Marsh and O'Mara (2008) demonstrated that once within a stable educational setting, BFLPEs persist or even increase over time. This supports the idea that current academic context has the most influence over academic self-concept (ASC), although past academic environments can have effects on a student's ASC that could last up to a year. Despite potentially lingering effects of past environments, this study was encouraging because it showed that simply changing contexts can drive changes in self-perception.

However, Becker and Neumann (2016) showed that ASC in the senior year of high school had a significant effect on academic adjustment to and success in higher education. This finding highlights the potentially serious affects ASC can have on educational outcomes as those who experience difficulty adjusting to the rigors of higher education are more likely to drop out of school than those who adjust more readily.

==Variations==
The degree of availability of comparison information influenced the visibility of BFLPEs in different school system structures. The BFLPE was most pronounced in school systems in which students of different ability levels were separated into different school tracks. The German school system is an example. In school systems in which students were grouped by ability within one school, the BFLPE was still present, but increased positive assimilation effects counterbalanced negative contrast effects.

In sports psychology, physical self-concept is considered both a valued outcome variable and a mediating variable that facilitates the attainment of other valued outcomes like physical skills, health-related physical fitness, physical activity, exercise adherence in non-elite settings, and improved performance in elite sports. Marsh, Morin, and Parker (2015) demonstrated that the BFLPE exists with regard to physical concept. The study showed that class-average physical ability in physical fitness was negatively associated with physical self-concept.
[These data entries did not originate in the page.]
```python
class FusedRetinaNet(nn.Module):
    @staticmethod
    def supports(model):
        if len(model.backbones) != 1:
            return False
        fpn = next(iter(model.backbones.values()))
        net = getattr(fpn, 'features', None)
        if net is None or not all(hasattr(net, n) for n in ('conv1', 'bn1', 'layer1', 'layer2', 'layer3', 'layer4')):
            return False
        if list(getattr(net, 'outputs', [])) != [3, 4, 5]:
            return False
        return all(isinstance(b, (Bottleneck, BasicBlock)) for layer in (net.layer1, net.layer2, net.layer3, net.layer4)
                   for b in layer)

    def __init__(self, model, dtype=torch.bfloat16):
        super().__init__()
        if not self.supports(model):
            raise ValueError('FusedRetinaNet supports a single ResNet-FPN backbone')
        fpn = next(iter(model.backbones.values()))
        net = fpn.features
        self.dtype = dtype
        self.model = [model]
        self.stem = _Conv(net.conv1, net.bn1, True, dtype)
        self.stem_s2d = None
        c1 = net.conv1
        if (tuple(c1.kernel_size), tuple(c1.stride), tuple(c1.padding), c1.in_channels, c1.groups) == ((7, 7), (2, 2), (3, 3), 3, 1) \
                and dtype in (torch.bfloat16, torch.float16):
            w = self.stem.weight.float()
            w4 = stem_space_to_depth_weights(w)
            self.register_buffer('stem_w4', w4.to(dtype).contiguous(memory_format=torch.channels_last))
            self.register_buffer('stem_zero_bias', torch.zeros(w.shape[0], dtype=dtype, device=w.device))
            self.stem_s2d = {}
        self.stem_learned = False
        self.layers = nn.ModuleList([nn.ModuleList([_Block(b, dtype) for b in layer])
                                     for layer in (net.layer1, net.layer2, net.layer3, net.layer4)])
        self.outputs = list(net.outputs)
        self.lateral = nn.ModuleList([_Conv(fpn.lateral3, None, False, dtype), _Conv(fpn.lateral4, None, False, dtype),
                                      _Conv(fpn.lateral5, None, False, dtype)])
        self.smooth = nn.ModuleList([_Conv(fpn.smooth3, None, False, dtype), _Conv(fpn.smooth4, None, False, dtype),
                                     _Conv(fpn.smooth5, None, False, dtype)])
        self.pyramid6 = _Conv(fpn.pyramid6, None, False, dtype)
        self.pyramid7 = _Conv(fpn.pyramid7, None, False, dtype)

        def head(seq):
            convs = [m for m in seq if isinstance(m, nn.Conv2d)]
            return nn.ModuleList([_Conv(c, None, i + 1 < len(convs), dtype) for i, c in enumerate(convs)])

        self.cls_head = head(model.cls_head)
        self.box_head = head(model.box_head)
        self.level_streams = True
        self.pyramid_canvas = os.environ.get('ODTK_PYRAMID_CANVAS', '1') != '0'
        self._streams = None
        self.tower_plan = 0
        self._planned = set()
        self._loaded_geometries = set()
        self._plan_file_seen = False
        self.libraries_taken = None
        self.max_plans = 4
        self._graphs = {}
        self._thresholds = {}
        self.max_graphs = 8

    def _stem_direct(self, x):
        x = x.to(self.dtype).contiguous(memory_format=torch.channels_last)
        return self.stem.conv_then_pool(x)

    def _stem_packed(self, x):
        xs = _C.stem_pack(x, self.dtype)
        y = _C.conv_bias_act(xs, self.stem_w4, self.stem_zero_bias, 1, ((2, 1), (2, 1)), False)
        return _C.bias_act_maxpool(y, self.stem.bias, self.stem.relu)

    def _stem(self, x):
        if (self.stem_s2d is not None and _Conv.use_conv_library and x.is_cuda and x.dim() == 4 and x.shape[1] == 3
                and x.shape[2] % 2 == 0 and x.shape[3] % 2 == 0 and x.dtype in _C._DTYPES and _C.conv_available()
                and (x.is_contiguous() or x.is_contiguous(memory_format=torch.channels_last))):
            key = (tuple(x.shape), x.dtype, x.is_contiguous())
            route = self.stem_s2d.get(key)
            if route is None and _Conv.route_mode != 'auto':
                route = self.stem_s2d[key] = (_Conv.route_mode == 'library', None, None)
            if route is None and _planning() and not torch.cuda.is_current_stream_capturing():
                route = self.stem_s2d[key] = self.stem._measure(x, self._stem_direct, self._stem_packed)
                self.stem_learned = route[0]
            if route[0] if route is not None else self.stem_learned:
                try:
                    return self._stem_packed(x)
                except RuntimeError:
                    self.stem_s2d[key] = (False, float('inf'), 0.0)
        return self._stem_direct(x)

    def features(self, x):
        x = self._stem(x)
        feats = []
        for level, layer in enumerate(self.layers, start=2):
            for block in layer:
                x = block(x)
            if level in self.outputs:
                feats.append(x)
        c3, c4, c5 = feats
        p5 = self.lateral[2](c5)
        p4 = self.lateral[1](c4, self._upsample(p5))
        p3 = self.lateral[0](c3, self._upsample(p4))
        p6 = self.pyramid6(c5)
        p7 = self.pyramid7(F.relu(p6))
        return [self.smooth[0](p3), self.smooth[1](p4), self.smooth[2](p5), p6, p7]

    @staticmethod
    def _upsample(t):
        if (t.is_cuda and t.dtype in _C._DTYPES and t.is_contiguous(memory_format=torch.channels_last)
                and (t.shape[1] * t.element_size()) % 16 == 0):
            return _C.upsample2x(t)
        return F.interpolate(t, scale_factor=2).contiguous(memory_format=torch.channels_last)

    @staticmethod
    def _run(seq, t):
        for c in seq:
            t = c(t)
        return t

    def _canvas_gutter(self, feats):
        if not self.pyramid_canvas or len(feats) < 3 or not (feats[0].is_cuda or self.pyramid_canvas == 'always'):
            return None
        gutter = 0
        for c in list(self.cls_head[:-1]) + list(self.box_head[:-1]):
            kh, kw = c.weight.shape[2:]
            if (tuple(c.stride) != (1, 1) or c.groups != 1 or kh % 2 == 0 or kw % 2 == 0 or tuple(c.padding) != (kh // 2, kw // 2)
                    or c.weight.shape[0] != c.weight.shape[1]):
                return None
            gutter = max(gutter, kh // 2, kw // 2)
# ... 67 lines not shown
        ready = torch.cuda.Event()
        ready.record(main)
        done = []
        for stream, group in zip(self._streams, groups):
            stream.wait_event(ready)
            with torch.cuda.stream(stream):
                for i in group:
                    for pair in unit(i):
                        for t in pair:
                            t.record_stream(main)
                e = torch.cuda.Event()
                e.record(stream)
                done.append(e)
        for i in mine:
            unit(i)
        for e in done:
            main.wait_event(e)
        return [o[0] for o in out], [o[1] for o in out]

    def heads(self, x):
        with torch.autocast(x.device.type, enabled=False):
            return self._towers(self.features(x), True)

    def heads_without_last_bias(self, x):
        with torch.autocast(x.device.type, enabled=False):
            cls, box = self._towers(self.features(x), False)
        return cls, box, self.cls_head[-1].bias, self.box_head[-1].bias

    @torch.no_grad()
    def replay(self, x):
        m = self.model[0]
        bias = self.cls_head[-1].bias
        key = (tuple(x.shape), x.dtype, x.device, x.is_contiguous(memory_format=torch.channels_last),
               m.threshold, m.top_n, m.nms, m.detections, self.level_streams, self.tower_plan, self.pyramid_canvas, bias.data_ptr(), bias._version,
               tuple(sorted(m.soft_nms.items())) if getattr(m, 'soft_nms', None) is not None else None,
               getattr(m, 'box_voting', None))
        if getattr(m, 'tta', None) is not None:
            raise RuntimeError('FusedRetinaNet.replay is not available with Model.tta (two passes of the engine)')
        if getattr(m, 'tile', None) is not None:
            raise RuntimeError('FusedRetinaNet.replay is not available with Model.tile (several passes of the engine)')
        entry = self._graphs.get(key)
        if entry is None:
            static_x = torch.empty_like(x)
            static_x.copy_(x)
            side = torch.cuda.Stream(x.device)
            side.wait_stream(torch.cuda.current_stream(x.device))
            with torch.cuda.stream(side):
                for _ in range(2):
                    self.forward(static_x)
            torch.cuda.current_stream(x.device).wait_stream(side)
            graph = torch.cuda.CUDAGraph()
            with torch.cuda.graph(graph):
                out = self.forward(static_x)
            while len(self._graphs) >= self.max_graphs:
                self._graphs.pop(next(iter(self._graphs)))
            entry = self._graphs[key] = (graph, static_x, out, tuple(self._thresholds.values()))
        graph, static_x, out = entry[:3]
        static_x.copy_(x)
        graph.replay()
        return tuple(o.clone() for o in out)

    def plan(self, x):
        path = os.environ.get('ODTK_CONV_PLAN')
        if path and not self._plan_file_seen:
            self._plan_file_seen = True
            if os.path.isfile(path):
                with open(path) as f:
# ... 121 lines not shown
```

Before: 1276 images/s.

## Fuse bottleneck last 1x1 conv with next block's first 1x1 conv in one kernel

Adds a HIP kernel that computes a ResNet bottleneck's final 1x1 conv (64->256, with bias, residual add and ReLU) and immediately feeds each output tile through the next block's first 1x1 conv (256->64/128) using MFMA with weights held in LDS. Both the block output and the next block's intermediate are written in one pass, so the 256-channel activation is not re-read from memory by a separate GEMM launch. Layer1/layer2 block boundaries with matching shapes use this path by default, falling back to the library convs on error. It trades the tuned hipBLASLt GEMMs for a hand-written persistent kernel whose efficiency is uncertain.

```diff
diff --git a/include/odtk_hip.h b/include/odtk_hip.h
--- a/include/odtk_hip.h
+++ b/include/odtk_hip.h
@@ -181,6 +181,8 @@
 int odtk_gemm_bias_act(void *y, const void *x, const void *w, const float *bias, const void *residual,
                        size_t m, int n, int k, int dtype, int relu,
                        void *workspace, size_t workspace_size, void *stream);
+int odtk_bottleneck_seam(void *out, void *z, const void *y2, const void *skip, const void *w3, const float *b3, const void *w1,
+                         const float *b1, size_t m, int c_in, int c_mid, int c_next, int dtype, void *stream);
 
 int odtk_snap_to_anchors(int batch_size, const float *targets, int n_max, const float *anchors,
                          int num_anchors, int num_classes, int height, int width, int stride,
@@ -262,7 +264,8 @@
 #define ODTK_KERNEL_STEM_PACK 14
 #define ODTK_KERNEL_LOSS_REDUCE 15
 #define ODTK_KERNEL_ATSS_STATS 16
-#define ODTK_KERNEL_COUNT     17
+#define ODTK_KERNEL_SEAM      17
+#define ODTK_KERNEL_COUNT     18
 int odtk_profile_enable(int on);
 int odtk_debug_set_trace(void *device_buffer);
 int odtk_debug_loss_tuning(int which, int fp32_heads, int threads, int blocks_per_cu, int unroll, int box_blocks);
diff --git a/retinanet-examples_amd/csrc/engine.hip b/retinanet-examples_amd/csrc/engine.hip
--- a/retinanet-examples_amd/csrc/engine.hip
+++ b/retinanet-examples_amd/csrc/engine.hip
@@ -3,6 +3,7 @@
 #include "runtime.hpp"
 #include "epilogue.hpp"
 #include "gemm_lt.hpp"
+#include "seam.hpp"
 
 namespace {
 
@@ -61,9 +62,49 @@
   return ODTK_OK;
 }
 
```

==Relative year in school effect==
The relative year in school effect (RYiSE) is a frame-of-reference effect analogous to the big-fish-little-pond effect. Both the RYiSE and the BFLPE suggest that academic self-concept are formed in relation to those of other students in the school. While the BFLPE demonstrates specifically that class-average achievement is negatively related to academic self-concept (ASC), the RYiSE shows the effects of being one or more years ahead, or one or more years behind same-age classmates. The social comparison theoretical models underlying the BFLPE seem to underlie the RYiSE too. In line with this model the effects of acceleration (starting early or skipping grades) on ASC should be negative while the effects of retention (starting late or repeating grades) on ASC should be positive. Marsh (2016) was the first to provide empirical support for the RYiSE as analogous to the BFLPE, based on the same underlying social comparison theory and frame-of-reference effects. The study showed that the RYiSE seems to be similarly generalizable too, reporting generalizability across 41 countries and across a host of individual student characteristics considered possible moderators of the RYiSE.

==Motivation theory==
Academic self-concepts (ASCs) are also a factor in motivation theory. Two leading motivation theorists include ASC as one of their principles of motivation. Competence beliefs have been shown to affect the value people assign to tasks. If a person is good at a particular task, he or she is more likely to enjoy it than they would be if they were not competent.